Red Hill is located in the hinterland of the Mornington Peninsula, about an hour's drive south of Melbourne.

==History==

Red Hill was so named due to the rich, red soil colour found in this locality. The area now known as Red Hill contains land in three parishes: Kangerong, Wannaeue (only 626 acres) and Balnarring. Kangerong is north of Arthurs Seat Road and west of Red Hill Road, Wannaeue is west of Mornington-Flinders Road. The rest of Red Hill and Red Hill South are in Balnarring parish.

Many Red Hill roads are named after early pioneering families: Sheehan, McIlroy, Stanley, Bayne, Herriott, Oscar, Oscar, Lolat, Nash, Prossor, Perry (sic) and Callanan.

Red Hill Post Office opened on 1 August 1871.
A railway also operated here between 1921 and 1953, and was known as the Red Hill railway line.

==Today==

The town has an Australian rules football team, called the Hillmen, competing in the Mornington Peninsula Nepean Football League. They won their first Division Two premiership back in 1990. Their most recent Division Two premiership was 2019, which saw them move into Division One in 2020.

A monthly community market is held from September through May. Patrons can still watch old-time games like Pétanque being played and smell the roasting of chestnuts. Other traditional Australian foods such as meat pies and jam donuts are also sold.

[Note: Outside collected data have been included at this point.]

# sahaRatul/sela

Hardware: AMD Instinct MI355X
Metric: Msamples/s encode+decode, 16-bit stereo 44.1kHz, 1/2/4/8 GPU; bit-exact vs CPU (higher is better)
Workload: dtype f64+int64

## Files before the change

### sela_amd/csrc/sela_synth.h

```cpp
#ifndef SELA_SYNTH_H_
#define SELA_SYNTH_H_

#include "sela_device.h"

namespace sela {

typedef const volatile __attribute__((address_space(3))) uint64_t* LdsTable;

__device__ __forceinline__ int32_t rice_value(uint32_t ones, uint32_t field, uint32_t k)
{
    const uint32_t rem = k ? (__brev(field) >> (32 - k)) : 0u;
    const uint32_t u = (ones << k) | rem;
    return (int32_t)((u >> 1) ^ (0u - (u & 1u)));
}

struct StreamWords {
    const uint32_t* words;
    uint32_t n_words;
};
__device__ __forceinline__ __amdgpu_buffer_rsrc_t stream_rsrc(const StreamWords& s)
{
    return __builtin_amdgcn_make_buffer_rsrc(
        reinterpret_cast<void*>(read_first_lane(reinterpret_cast<uint64_t>(s.words))), 0,
        4u * (uint32_t)__builtin_amdgcn_readfirstlane((int)s.n_words), 0x00020000);
}
__device__ __forceinline__ void window64(__amdgpu_buffer_rsrc_t rs, uint32_t p, uint32_t& x0, uint32_t& x1)
{
    const uint32_t b = 4 * (p >> 5), sh = p & 31;
    const uint32_t w0 = __builtin_amdgcn_raw_buffer_load_b32(rs, b, 0, 0), w1 = __builtin_amdgcn_raw_buffer_load_b32(rs, b + 4, 0, 0),
                   w2 = __builtin_amdgcn_raw_buffer_load_b32(rs, b + 8, 0, 0);
    x0 = __builtin_amdgcn_alignbit(w1, w0, sh);
    x1 = __builtin_amdgcn_alignbit(w2, w1, sh);
}

template <bool kFold, bool kShift>
__device__ __forceinline__ void synth_mac(uint32_t& zl, uint32_t& zh, uint64_t coef, int32_t s_i, int32_t& shifted)
{
    const int32_t al = (int32_t)(uint32_t)coef, ah = (int32_t)(uint32_t)(coef >> 32);
    const uint64_t z = ((uint64_t)zh << 32) | zl;
    const uint64_t lo = (uint64_t)((int64_t)z + (int64_t)al * (int64_t)s_i);
    if (kFold) {
        if (kShift)
            asm("v_mad_i32_i24 %0, %2, %3, %4\n\tv_ashrrev_i32 %1, 3, %0" : "=v"(zh), "=v"(shifted) : "v"(ah), "s"(s_i), "v"((uint32_t)(lo >> 32)));
        else
            asm("v_mad_i32_i24 %0, %1, %2, %3" : "=v"(zh) : "v"(ah), "s"(s_i), "v"((uint32_t)(lo >> 32)));
    } else {
        zh = (uint32_t)(lo >> 32) + (uint32_t)ah * (uint32_t)s_i;
        if (kShift) {
            shifted = (int32_t)zh >> 3;
            asm volatile("" : "+v"(shifted));
        }
    }
    zl = (uint32_t)lo;
}

constexpr int kAhead = 4;

template <int R, bool kFold, int G, bool kVecShift, int M>
__device__ __forceinline__ void synth_steps(uint32_t& cl, uint32_t& ch, uint32_t& ol, uint32_t& oh, uint32_t& kept,
    LdsTable tab_lane, int32_t r_block, uint32_t four, uint32_t zero, uint64_t (&pf_c)[kAhead], uint64_t (&pf_o)[kAhead], int32_t& shifted)
{
    const int32_t pred = kVecShift ? __builtin_amdgcn_readlane(shifted, M) : __builtin_amdgcn_readlane((int)ch, M) >> 3;
    int32_t m_i;
    if (kFold)
        m_i = pred;
    else
        m_i = (int32_t)((uint32_t)pred - (uint32_t)__builtin_amdgcn_readlane(r_block, M));
    synth_mac<kFold, kVecShift>(cl, ch, pf_c[M % kAhead], m_i, shifted);
    if (R == 2) {
        int32_t unused;
        synth_mac<kFold, false>(ol, oh, pf_o[M % kAhead], m_i, unused);
    }
    if constexpr (M + kAhead < 64) {
        pf_c[M % kAhead] = tab_lane[64 * R - (M + kAhead)];
        if (R == 2)
            pf_o[M % kAhead] = tab_lane[64 - (M + kAhead)];
    }
    if constexpr ((M + 1) % G == 0) {
        constexpr int first_lane = M + 1 - G;
        constexpr int row_mask = 1 << (first_lane / 16);
        constexpr int bank_mask = G == 16 ? 0xf : 1 << ((first_lane % 16) / 4);
        kept = (uint32_t)__builtin_amdgcn_update_dpp((int)kept, (int)ch, 0xE4 , row_mask, bank_mask, false);
        ch = (uint32_t)__builtin_amdgcn_update_dpp((int)ch, (int)four, 0xE4, row_mask, bank_mask, false);
        cl = (uint32_t)__builtin_amdgcn_update_dpp((int)cl, (int)zero, 0xE4, row_mask, bank_mask, false);
    }
    __builtin_amdgcn_sched_barrier(0);
    if constexpr (M < 63)
        synth_steps<R, kFold, G, kVecShift, M + 1>(cl, ch, ol, oh, kept, tab_lane, r_block, four, zero, pf_c, pf_o, shifted);
}

template <int R, bool kFold, int G, bool kVecShift>
__device__ __forceinline__ bool synth_block(int32_t r_block, int32_t& s, uint32_t& cl, uint32_t& ch, uint32_t& ol, uint32_t& oh,
    LdsTable tab_lane, uint32_t four, uint32_t zero)
{
    uint64_t pf_c[kAhead], pf_o[kAhead];
#pragma unroll
    for (int m = 0; m < kAhead; m++) {
        pf_c[m] = tab_lane[64 * R - m];
        pf_o[m] = R == 2 ? tab_lane[64 - m] : 0;
    }
    if (kFold)
        ch -= (uint32_t)r_block << 3;
    uint32_t kept = 0;
    int32_t shifted = 0;
    if (kVecShift) {
        shifted = (int32_t)ch >> 3;
        asm volatile("" : "+v"(shifted));
    }
    __builtin_amdgcn_sched_barrier(0);
    synth_steps<R, kFold, G, kVecShift, 0>(cl, ch, ol, oh, kept, tab_lane, r_block, four, zero, pf_c, pf_o, shifted);
    s = (int32_t)((kFold ? 0u : (uint32_t)r_block) - (uint32_t)((int32_t)kept >> 3));
    return !kFold || !__any((uint32_t)(s + (1 << 23) - 1) >= (1u << 24) - 1u);
}

template <bool kOut32>
struct SynthOut {
};
template <>
struct SynthOut<true> {
    int32_t* samples;
    uint32_t n;
};

template <int R, int G, bool kVecShift, bool kOut32 = false>
__device__ __attribute__((noinline)) void synthesize(
    const uint32_t* words, uint32_t n_words, uint32_t k, uint16_t* pos_smp, const int32_t* ws,
    const uint64_t* tab, bool fold, int lane, SynthOut<kOut32> out32 = SynthOut<kOut32>())
{
    static_assert(G == 4 || G == 16, "groups are DPP banks or rows");
    const StreamWords sw = { words, n_words };
    const __amdgpu_buffer_rsrc_t rs = stream_rsrc(sw);
    k = (uint32_t)__builtin_amdgcn_readfirstlane((int)k);
    const uint32_t kmask = k ? (0xFFFFFFFFu >> (32 - k)) : 0u;
    const bool jit = read_first_lane(reinterpret_cast<uint64_t>(ws)) == 0;
    uint32_t zl[2], zh[2];
#pragma unroll
    for (int h = 0; h < 2; h++) {
        zl[h] = 0;
        zh[h] = 4;
    }
    uint32_t four = 4, zero = 0;
    asm volatile("" : "+v"(four), "+v"(zero));
    const LdsTable tab_lane = (LdsTable)(tab + lane);
    uint32_t p = 0, w0 = 0, w1 = 0, w2 = 0;
    int32_t r_ws = 0;
    uint32_t n_samples = (uint32_t)kBlock;
    if constexpr (kOut32)
        n_samples = (uint32_t)__builtin_amdgcn_readfirstlane((int)out32.n);
    const int n_blocks = kOut32 ? (int)((n_samples + 63) / 64) : kBlock / 64;
    auto issue = [&](int blk) {
        if (jit) {
            p = pos_smp[64 * blk + lane];
            const uint32_t b = 4 * (p >> 5);
            w0 = __builtin_amdgcn_raw_buffer_load_b32(rs, b, 0, 0);
            w1 = __builtin_amdgcn_raw_buffer_load_b32(rs, b + 4, 0, 0);
            w2 = __builtin_amdgcn_raw_buffer_load_b32(rs, b + 8, 0, 0);
        } else if constexpr (kOut32) {
            r_ws = (uint32_t)(64 * blk + lane) < n_samples ? ws[64 * blk + lane] : 0;
        } else {
            w2 = (uint32_t)ws[64 * blk + lane];
        }
    };
    auto land = [&]() -> int32_t {
        if (!jit)
            return kOut32 ? r_ws : (int32_t)w2;
        uint32_t x0 = __builtin_amdgcn_alignbit(w1, w0, p & 31), x1 = __builtin_amdgcn_alignbit(w2, w1, p & 31), ones = 0;
        while (__any(x0 == 0xFFFFFFFFu)) {
            const bool more = x0 == 0xFFFFFFFFu;
            ones += more ? 32u : 0u;
            p += more ? 32u : 0u;
            window64(rs, p, x0, x1);
        }
        const uint32_t t = (uint32_t)__builtin_ctz(~x0);
        const uint32_t field = (uint32_t)(((((uint64_t)x1) << 32) | x0) >> (t + 1)) & kmask;
        return rice_value(ones + t, field, k);
    };
    auto run_block = [&](int blk, uint32_t& cl, uint32_t& ch, uint32_t& ol, uint32_t& oh) {
        const int32_t r_block = land();
        if (blk + 1 < n_blocks)
            issue(blk + 1);
        int32_t s;
        bool done = false;
        fold = fold && !__any((uint32_t)(r_block + (1 << 23) - 1) >= (1u << 24) - 1u);
        if (fold) {
            const uint32_t s0 = cl, s1 = ch, s2 = ol, s3 = oh;
            done = synth_block<R, true, G, kVecShift>(r_block, s, cl, ch, ol, oh, tab_lane, four, zero);
            if (!done) {
                cl = s0, ch = s1;
                if (R == 2)
                    ol = s2, oh = s3;
                fold = false;
            }
        }
        if (!done)
            synth_block<R, false, G, kVecShift>(r_block, s, cl, ch, ol, oh, tab_lane, four, zero);
        if constexpr (kOut32) {
            if ((uint32_t)(64 * blk + lane) < n_samples)
                out32.samples[64 * blk + lane] = s;
        } else
            reinterpret_cast<int16_t*>(pos_smp)[64 * blk + lane] = (int16_t)(uint16_t)(uint32_t)s;
    };
    if (n_blocks > 0)
        issue(0);
    if constexpr (kOut32) {
#pragma unroll 1
        for (int pair = 0; pair < n_blocks; pair += R) {
            run_block(pair, zl[0], zh[0], zl[R - 1], zh[R - 1]);
            if (R == 2 && pair + 1 < n_blocks)
                run_block(pair + 1, zl[1], zh[1], zl[0], zh[0]);
        }
    } else {
#pragma unroll 1
        for (int blk = 0; blk < n_blocks; blk++) {
            run_block(blk, zl[0], zh[0], zl[R - 1], zh[R - 1]);
            if (R == 2) {
                const uint32_t tl = zl[0], th = zh[0];
                zl[0] = zl[1], zh[0] = zh[1];
                zl[1] = tl, zh[1] = th;
            }
        }
    }
    wave_sync();
}

template <bool kVecShift, bool kOut32 = false>
__device__ __forceinline__ void synthesize_by_order(uint32_t order, const uint32_t* words, uint32_t n_words, uint32_t k, uint16_t* pos_smp,
    const int32_t* ws, const uint64_t* tab, bool fold, int lane, SynthOut<kOut32> out32 = SynthOut<kOut32>())
{
    if (order <= 48)
        synthesize<1, 16, kVecShift, kOut32>(words, n_words, k, pos_smp, ws, tab, fold, lane, out32);
    else if (order <= 60)
        synthesize<1, 4, kVecShift, kOut32>(words, n_words, k, pos_smp, ws, tab, fold, lane, out32);
    else
        synthesize<2, 16, kVecShift, kOut32>(words, n_words, k, pos_smp, ws, tab, fold, lane, out32);
}

__device__ inline bool build_synth_table(const int64_t* a, uint64_t* tab, int order, int lane)
{
    uint64_t c[2];
    bool fits = true;
#pragma unroll
    for (int h = 0; h < 2; h++) {
        const int d = lane + 64 * h;
        const uint64_t nv = (uint64_t)(d >= 1 && d <= order ? a[d] : 0);
        const int32_t al = (int32_t)(uint32_t)nv;
        const int32_t ah = (int32_t)(uint32_t)((nv - (uint64_t)(int64_t)al) >> 32);
        fits &= ah >= -(1 << 23) && ah < (1 << 23);
        c[h] = ((uint64_t)(uint32_t)ah << 32) | (uint32_t)al;
    }
    wave_sync();
    if (order <= 60) {
        tab[lane] = c[0];
        tab[lane + 64] = c[0];
    } else {
        tab[lane] = c[0];
        tab[lane + 64] = c[1];
        tab[lane + 128] = c[0];
    }
    wave_sync();
    return !__any(!fits);
}

}

#endif
```

Baseline: 18080.

## Recycle synth lanes via exec-masked moves, add 8-lane groups, streamline rice decode

In the non-out32 path, lane recycling now sets exec with s_bfm_b64 and uses a 64-bit v_mov to restore the accumulator pair, replacing three DPP updates. A G=8 group size is added for orders 49-56, so the lane-recycling granularity can match the order more closely. The rice decode in the jit path also drops the mask and branch on k. The trade-offs are reliance on inline asm that writes exec directly, and a k==0 shift edge case in the new rice code.

```diff
diff --git a/sela_amd/csrc/sela_synth.h b/sela_amd/csrc/sela_synth.h
--- a/sela_amd/csrc/sela_synth.h
+++ b/sela_amd/csrc/sela_synth.h
@@ -54,11 +54,16 @@
     zl = (uint32_t)lo;
 }
 
+struct Restart {
+    uint32_t four, zero;
+    uint64_t sum;
+};
+
 constexpr int kAhead = 4;
 
-template <int R, bool kFold, int G, bool kVecShift, int M>
+template <int R, bool kFold, int G, bool kVecShift, bool kDppRecycle, int M>
 __device__ __forceinline__ void synth_steps(uint32_t& cl, uint32_t& ch, uint32_t& ol, uint32_t& oh, uint32_t& kept,
-    LdsTable tab_lane, int32_t r_block, uint32_t four, uint32_t zero, uint64_t (&pf_c)[kAhead], uint64_t (&pf_o)[kAhead], int32_t& shifted)
+    LdsTable tab_lane, int32_t r_block, const Restart& restart, uint64_t (&pf_c)[kAhead], uint64_t (&pf_o)[kAhead], int32_t& shifted)
 {
     const int32_t pred = kVecShift ? __builtin_amdgcn_readlane(shifted, M) : __builtin_amdgcn_readlane((int)ch, M) >> 3;
     int32_t m_i;
@@ -78,20 +83,29 @@
     }
     if constexpr ((M + 1) % G == 0) {
         constexpr int first_lane = M + 1 - G;
-        constexpr int row_mask = 1 << (first_lane / 16);
-        constexpr int bank_mask = G == 16 ? 0xf : 1 << ((first_lane % 16) / 4);
-        kept = (uint32_t)__builtin_amdgcn_update_dpp((int)kept, (int)ch, 0xE4 , row_mask, bank_mask, false);
-        ch = (uint32_t)__builtin_amdgcn_update_dpp((int)ch, (int)four, 0xE4, row_mask, bank_mask, false);
-        cl = (uint32_t)__builtin_amdgcn_update_dpp((int)cl, (int)zero, 0xE4, row_mask, bank_mask, false);
+        if constexpr (kDppRecycle) {
+            constexpr int row_mask = 1 << (first_lane / 16);
+            constexpr int bank_mask = G == 16 ? 0xf : G == 8 ? 0x3 << ((first_lane % 16) / 8 * 2) : 1 << ((first_lane % 16) / 4);
+            kept = (uint32_t)__builtin_amdgcn_update_dpp((int)kept, (int)ch, 0xE4 , row_mask, bank_mask, false);
+            ch = (uint32_t)__builtin_amdgcn_update_dpp((int)ch, (int)restart.four, 0xE4, row_mask, bank_mask, false);
+            cl = (uint32_t)__builtin_amdgcn_update_dpp((int)cl, (int)restart.zero, 0xE4, row_mask, bank_mask, false);
+        } else {
+            uint64_t c = ((uint64_t)ch << 32) | cl;
+            asm volatile("s_bfm_b64 exec, %4, %5\n\tv_mov_b32 %1, %2\n\tv_mov_b64 %0, %3\n\ts_mov_b64 exec, -1"
+                         : "+v"(c), "+v"(kept)
+                         : "v"(ch), "s"(restart.sum), "n"(G), "n"(first_lane));
+            cl = (uint32_t)c;
+            ch = (uint32_t)(c >> 32);
+        }
     }
     __builtin_amdgcn_sched_barrier(0);
     if constexpr (M < 63)
-        synth_steps<R, kFold, G, kVecShift, M + 1>(cl, ch, ol, oh, kept, tab_lane, r_block, four, zero, pf_c, pf_o, shifted);
-}
-
-template <int R, bool kFold, int G, bool kVecShift>
+        synth_steps<R, kFold, G, kVecShift, kDppRecycle, M + 1>(cl, ch, ol, oh, kept, tab_lane, r_block, restart, pf_c, pf_o, shifted);
+}
+
+template <int R, bool kFold, int G, bool kVecShift, bool kDppRecycle>
 __device__ __forceinline__ bool synth_block(int32_t r_block, int32_t& s, uint32_t& cl, uint32_t& ch, uint32_t& ol, uint32_t& oh,
-    LdsTable tab_lane, uint32_t four, uint32_t zero)
+    LdsTable tab_lane, const Restart& restart)
 {
     uint64_t pf_c[kAhead], pf_o[kAhead];
 #pragma unroll
@@ -108,7 +122,7 @@
         asm volatile("" : "+v"(shifted));
     }
     __builtin_amdgcn_sched_barrier(0);
-    synth_steps<R, kFold, G, kVecShift, 0>(cl, ch, ol, oh, kept, tab_lane, r_block, four, zero, pf_c, pf_o, shifted);
+    synth_steps<R, kFold, G, kVecShift, kDppRecycle, 0>(cl, ch, ol, oh, kept, tab_lane, r_block, restart, pf_c, pf_o, shifted);
     s = (int32_t)((kFold ? 0u : (uint32_t)r_block) - (uint32_t)((int32_t)kept >> 3));
     return !kFold || !__any((uint32_t)(s + (1 << 23) - 1) >= (1u << 24) - 1u);
 }
@@ -127,7 +141,7 @@
     const uint32_t* words, uint32_t n_words, uint32_t k, uint16_t* pos_smp, const int32_t* ws,
     const uint64_t* tab, bool fold, int lane, SynthOut<kOut32> out32 = SynthOut<kOut32>())
 {
-    static_assert(G == 4 || G == 16, "groups are DPP banks or rows");
+    static_assert(G == 4 || G == 8 || G == 16, "groups are aligned runs of lanes inside a row of 16");
     const StreamWords sw = { words, n_words };
     const __amdgpu_buffer_rsrc_t rs = stream_rsrc(sw);
     k = (uint32_t)__builtin_amdgcn_readfirstlane((int)k);
@@ -139,8 +153,9 @@
         zl[h] = 0;
         zh[h] = 4;
     }
-    uint32_t four = 4, zero = 0;
-    asm volatile("" : "+v"(four), "+v"(zero));
+    Restart restart = { 4, 0, 1ull << 34 };
+    if constexpr (kOut32)
+        asm volatile("" : "+v"(restart.four), "+v"(restart.zero));
     const LdsTable tab_lane = (LdsTable)(tab + lane);
     uint32_t p = 0, w0 = 0, w1 = 0, w2 = 0;
     int32_t r_ws = 0;
@@ -172,6 +187,12 @@
             window64(rs, p, x0, x1);
         }
         const uint32_t t = (uint32_t)__builtin_ctz(~x0);
+        if constexpr (!kOut32) {
+            const uint64_t behind = ((((uint64_t)x1) << 32) | x0) >> (t + 1);
+            const uint32_t rem = __brev((uint32_t)(behind << (32 - k)));
+            const uint32_t u = ((ones + t) << k) | rem;
+            return (int32_t)((u >> 1) ^ (0u - (u & 1u)));
+        }
         const uint32_t field = (uint32_t)(((((uint64_t)x1) << 32) | x0) >> (t + 1)) & kmask;
         return rice_value(ones + t, field, k);
     };
@@ -184,7 +205,7 @@
         fold = fold && !__any((uint32_t)(r_block + (1 << 23) - 1) >= (1u << 24) - 1u);
         if (fold) {
             const uint32_t s0 = cl, s1 = ch, s2 = ol, s3 = oh;
-            done = synth_block<R, true, G, kVecShift>(r_block, s, cl, ch, ol, oh, tab_lane, four, zero);
+            done = synth_block<R, true, G, kVecShift, kOut32>(r_block, s, cl, ch, ol, oh, tab_lane, restart);
             if (!done) {
                 cl = s0, ch = s1;
                 if (R == 2)
@@ -193,7 +214,7 @@
             }
         }
         if (!done)
-            synth_block<R, false, G, kVecShift>(r_block, s, cl, ch, ol, oh, tab_lane, four, zero);
+            synth_block<R, false, G, kVecShift, kOut32>(r_block, s, cl, ch, ol, oh, tab_lane, restart);
         if constexpr (kOut32) {
             if ((uint32_t)(64 * blk + lane) < n_samples)
                 out32.samples[64 * blk + lane] = s;
@@ -229,6 +250,8 @@
 {
     if (order <= 48)
         synthesize<1, 16, kVecShift, kOut32>(words, n_words, k, pos_smp, ws, tab, fold, lane, out32);
+    else if (!kOut32 && order <= 56)
+        synthesize<1, 8, kVecShift, kOut32>(words, n_words, k, pos_smp, ws, tab, fold, lane, out32);
     else if (order <= 60)
         synthesize<1, 4, kVecShift, kOut32>(words, n_words, k, pos_smp, ws, tab, fold, lane, out32);
     else
```

Result: no change. 18090 (median of 2 runs) (+0.0%).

Since the 1970s, wineries have been established around Red Hill to take advantage of the microclimates that suits cool-climate grapes, and especially pinot noir. Strawberries, cherries and apples are also grown and available seasonally at the farm door.

==Notable residents==
- Herbert Robinson (1876–1919) – later mayor of Albany, Western Australia,

==See also==
- Shire of Flinders – Red Hill was previously within this former local government area.